=== Section Start ===

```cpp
struct Launch {
    OpKind kind;
    int first, count;
};
struct Schedule {
    int n_slots = 0;
    std::vector<uint32_t> words;
    std::vector<Launch> launches;
    long mulc_total = 0;
    long fused_pairs = 0;
    long fused_runs = 0;
};
inline Schedule make_schedule(const Plan& p, bool fuse_add_sub = true, bool fuse_runs = true) {
    const int n_out = (int)p.outputs.size();
    std::vector<char> live(p.n_values, 0);
    for (auto& r : p.outputs) live[r.id] = 1;
    for (int i = (int)p.ops.size() - 1; i >= 0; i--) {
        const Op& o = p.ops[i];
        if (!live[o.dst]) continue;
        live[o.a] = 1;
        if (o.kind == OP_ADD || o.kind == OP_SUB) live[o.b] = 1;
    }
    std::vector<int> run_of(p.n_values, 0);
    std::vector<int> run_src(p.n_values, -1);
    if (fuse_runs) {
        std::vector<std::vector<int>> users(p.n_values);
        std::vector<char> is_output(p.n_values, 0);
        for (auto& r : p.outputs) is_output[r.id] = 1;
        for (int i = 0; i < (int)p.ops.size(); i++) {
            const Op& o = p.ops[i];
            if (!live[o.dst]) continue;
            users[o.a].push_back(i);
            if (o.kind == OP_ADD || o.kind == OP_SUB) users[o.b].push_back(i);
        }
        for (auto& o : p.ops) {
            if (!live[o.dst] || o.kind != OP_DBL || is_output[o.dst] || o.b > 31) continue;
            const auto& u = users[o.dst];
            auto two = [&](int k) { return p.ops[k].kind == OP_ADD || p.ops[k].kind == OP_SUB; };
            auto fits = [&](const Op& c) {
                const int other = c.a == o.dst ? c.b : c.a;
                return c.a != c.b && !run_of[other] && (c.kind == OP_ADD || c.a == o.dst);
            };
            bool ok = false;
            if (u.size() == 1 && two(u[0]) && fits(p.ops[u[0]])) ok = true;
            if (fuse_add_sub && u.size() == 2 && two(u[0]) && two(u[1]) && p.ops[u[0]].kind != p.ops[u[1]].kind) {
                const Op &x = p.ops[u[0]], &y = p.ops[u[1]];
                if (std::min(x.a, x.b) == std::min(y.a, y.b) && std::max(x.a, x.b) == std::max(y.a, y.b) && fits(x) && fits(y)) ok = true;
            }
            if (!ok) continue;
            run_of[o.dst] = o.b;
            run_src[o.dst] = o.a;
        }
    }
    auto eff = [&](int v) { return run_of[v] ? run_src[v] : v; };
    std::vector<int> md(p.n_values, 0), lvl(p.n_values, 0);
    int max_md = 0;
    std::vector<int> max_lvl;
    for (auto& o : p.ops) {
        if (!live[o.dst]) continue;
        const bool two = o.kind == OP_ADD || o.kind == OP_SUB;
        if (run_of[o.dst]) {
            md[o.dst] = md[o.a];
            lvl[o.dst] = lvl[o.a];
            continue;
        }
        if (o.kind == OP_MULC) {
            md[o.dst] = md[o.a] + 1;
            lvl[o.dst] = 0;
        } else {
            md[o.dst] = two ? std::max(md[o.a], md[o.b]) : md[o.a];
            int l = 0;
            if (md[o.a] == md[o.dst]) l = std::max(l, lvl[o.a] + 1);
            if (two && md[o.b] == md[o.dst]) l = std::max(l, lvl[o.b] + 1);
            lvl[o.dst] = std::max(l, 1);
        }
        max_md = std::max(max_md, md[o.dst]);
        if ((int)max_lvl.size() <= md[o.dst]) max_lvl.resize(md[o.dst] + 1, 0);
        max_lvl[md[o.dst]] = std::max(max_lvl[md[o.dst]], lvl[o.dst]);
    }
    std::vector<std::vector<int>> step_ops;
    std::map<std::pair<int, int>, int> step_of;
    for (int ph = 0; ph <= max_md; ph++)
        for (int l = 0; l <= (ph < (int)max_lvl.size() ? max_lvl[ph] : 0); l++) {
            step_of[{ph, l}] = (int)step_ops.size();
            step_ops.emplace_back();
        }
    std::vector<int> def_step(p.n_values, -1), last_use(p.n_values, -1);
    for (int i = 0; i < (int)p.ops.size(); i++) {
        const Op& o = p.ops[i];
        if (!live[o.dst] || run_of[o.dst]) continue;
        const int s = step_of[{md[o.dst], lvl[o.dst]}];
        step_ops[s].push_back(i);
        def_step[o.dst] = s;
        last_use[eff(o.a)] = std::max(last_use[eff(o.a)], s);
        if (o.kind == OP_ADD || o.kind == OP_SUB) last_use[eff(o.b)] = std::max(last_use[eff(o.b)], s);
    }
    Schedule S;
    std::vector<int> slot(p.n_values, -1);
    for (int i = 0; i < p.n_in; i++) slot[i] = i;
    for (int k = 0; k < n_out; k++) {
        if (slot[p.outputs[k].id] >= 0) throw std::runtime_error("schedule: an output value is shared or is an input");
        slot[p.outputs[k].id] = p.n_in + k;
    }
    int next_slot = p.n_in + n_out;
    std::vector<int> free_list;
    std::vector<std::vector<int>> expire(step_ops.size() + 1);
    for (int v = p.n_in; v < p.n_values; v++)
        if (live[v] && slot[v] < 0 && last_use[v] >= 0) expire[last_use[v]].push_back(v);
    for (int s = 0; s < (int)step_ops.size(); s++) {
        for (int i : step_ops[s]) {
            const int v = p.ops[i].dst;
            if (slot[v] >= 0) continue;
            if (!free_list.empty()) { slot[v] = free_list.back(); free_list.pop_back(); }
            else slot[v] = next_slot++;
        }
        for (int v : expire[s]) free_list.push_back(slot[v]);
        std::map<std::pair<int, int>, int> add_of;
        for (int i : step_ops[s])
            if (p.ops[i].kind == OP_ADD) add_of[{std::min(p.ops[i].a, p.ops[i].b), std::max(p.ops[i].a, p.ops[i].b)}] = i;
        std::map<int, int> partner;
        std::vector<char> fused_away(p.ops.size(), 0);
        if (fuse_add_sub)
            for (int i : step_ops[s]) {
                if (p.ops[i].kind != OP_SUB) continue;
                auto it = add_of.find({std::min(p.ops[i].a, p.ops[i].b), std::max(p.ops[i].a, p.ops[i].b)});
                if (it == add_of.end() || fused_away[it->second]) continue;
                partner[i] = it->second;
                fused_away[it->second] = 1;
            }
        std::vector<int> ordered = step_ops[s];
        auto op_cost = [&](int i) {
            const Op& o = p.ops[i];
            if (o.kind == OP_DBL) return o.b * COST_DBL;
            if (o.kind == OP_MULC) return COST_MULC;
            return (run_of[o.a] + run_of[o.b]) * COST_DBL + (partner.count(i) ? 1.15 * COST_ADD : COST_ADD);
        };
        std::stable_sort(ordered.begin(), ordered.end(), [&](int x, int y) { return op_cost(x) > op_cost(y); });
        for (int pass = 0; pass < 2; pass++) {
            Launch L{pass == 0 ? OP_MULC : OP_ADD, (int)S.words.size() / 4, 0};
            for (int i : ordered) {
                const Op& o = p.ops[i];
                const bool two = o.kind == OP_ADD || o.kind == OP_SUB;
                if ((pass == 0) != (o.kind == OP_MULC)) continue;
                if (fused_away[i]) continue;
                int first = o.a, second = two ? o.b : 0;
                if (two && run_of[o.b]) std::swap(first, second);
                const uint32_t shifts = two ? (uint32_t)run_of[first] << 3 : 0u;
                if (two && run_of[first]) S.fused_runs++;
                if (partner.count(i)) {
                    S.words.push_back((uint32_t)slot[p.ops[partner[i]].dst]);
                    S.words.push_back((uint32_t)slot[eff(first)]);
                    S.words.push_back((uint32_t)slot[eff(second)]);
                    S.words.push_back(4u | shifts | ((uint32_t)slot[o.dst] << 16));
                    L.count++;
                    S.fused_pairs++;
                    continue;
                }
                S.words.push_back((uint32_t)slot[o.dst]);
                S.words.push_back((uint32_t)slot[two ? eff(first) : o.a]);
                S.words.push_back(two ? (uint32_t)slot[eff(second)] : (uint32_t)o.b);
                S.words.push_back((o.kind == OP_SUB ? 1u : o.kind == OP_DBL ? 2u : 0u) | shifts);
                L.count++;
            }
            if (L.count) S.launches.push_back(L);
            if (pass == 0) S.mulc_total += L.count;
        }
    }
    S.n_slots = next_slot;
    return S;
}

inline std::vector<Fr> run_schedule_over_fr(const Schedule& S, const std::vector<Fr>& consts, int n_in, int n_out, const std::vector<Fr>& in) {
    std::vector<Fr> arena(S.n_slots, zero<FrParams>());
    for (int i = 0; i < n_in; i++) arena[i] = in[i];
    for (auto& L : S.launches) {
        std::vector<Fr> res(L.count), res2(L.count);
        for (int i = 0; i < L.count; i++) {
            const uint32_t* w = &S.words[(size_t)(L.first + i) * 4];
            const Fr a = arena[w[1]];
            if (L.kind == OP_MULC) res[i] = mul(a, consts[w[2]]);
            else if (w[3] & 2u) { Fr t = a; for (uint32_t k = 0; k < w[2]; k++) t = add(t, t); res[i] = t; }
            else {
                Fr x = a, y = arena[w[2]];
                for (uint32_t k = 0; k < ((w[3] >> 3) & 31u); k++) x = add(x, x);
                if (w[3] & 4u) { res[i] = add(x, y); res2[i] = sub(x, y); }
                else res[i] = (w[3] & 1u) ? sub(x, y) : add(x, y);
            }
        }
        for (int i = 0; i < L.count; i++) {
            const uint32_t* w = &S.words[(size_t)(L.first + i) * 4];
            arena[w[0]] = res[i];
            if (L.kind != OP_MULC && (w[3] & 4u)) arena[w[3] >> 16] = res2[i];
        }
    }
    return std::vector<Fr>(arena.begin() + n_in, arena.begin() + n_in + n_out);
}

}
}
```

=== Section End ===

Show all lines of the material in which the word "fits" can be found.

            auto fits = [&](const Op& c) {
            if (u.size() == 1 && two(u[0]) && fits(p.ops[u[0]])) ok = true;
                if (std::min(x.a, x.b) == std::min(y.a, y.b) && std::max(x.a, x.b) == std::max(y.a, y.b) && fits(x) && fits(y)) ok = true;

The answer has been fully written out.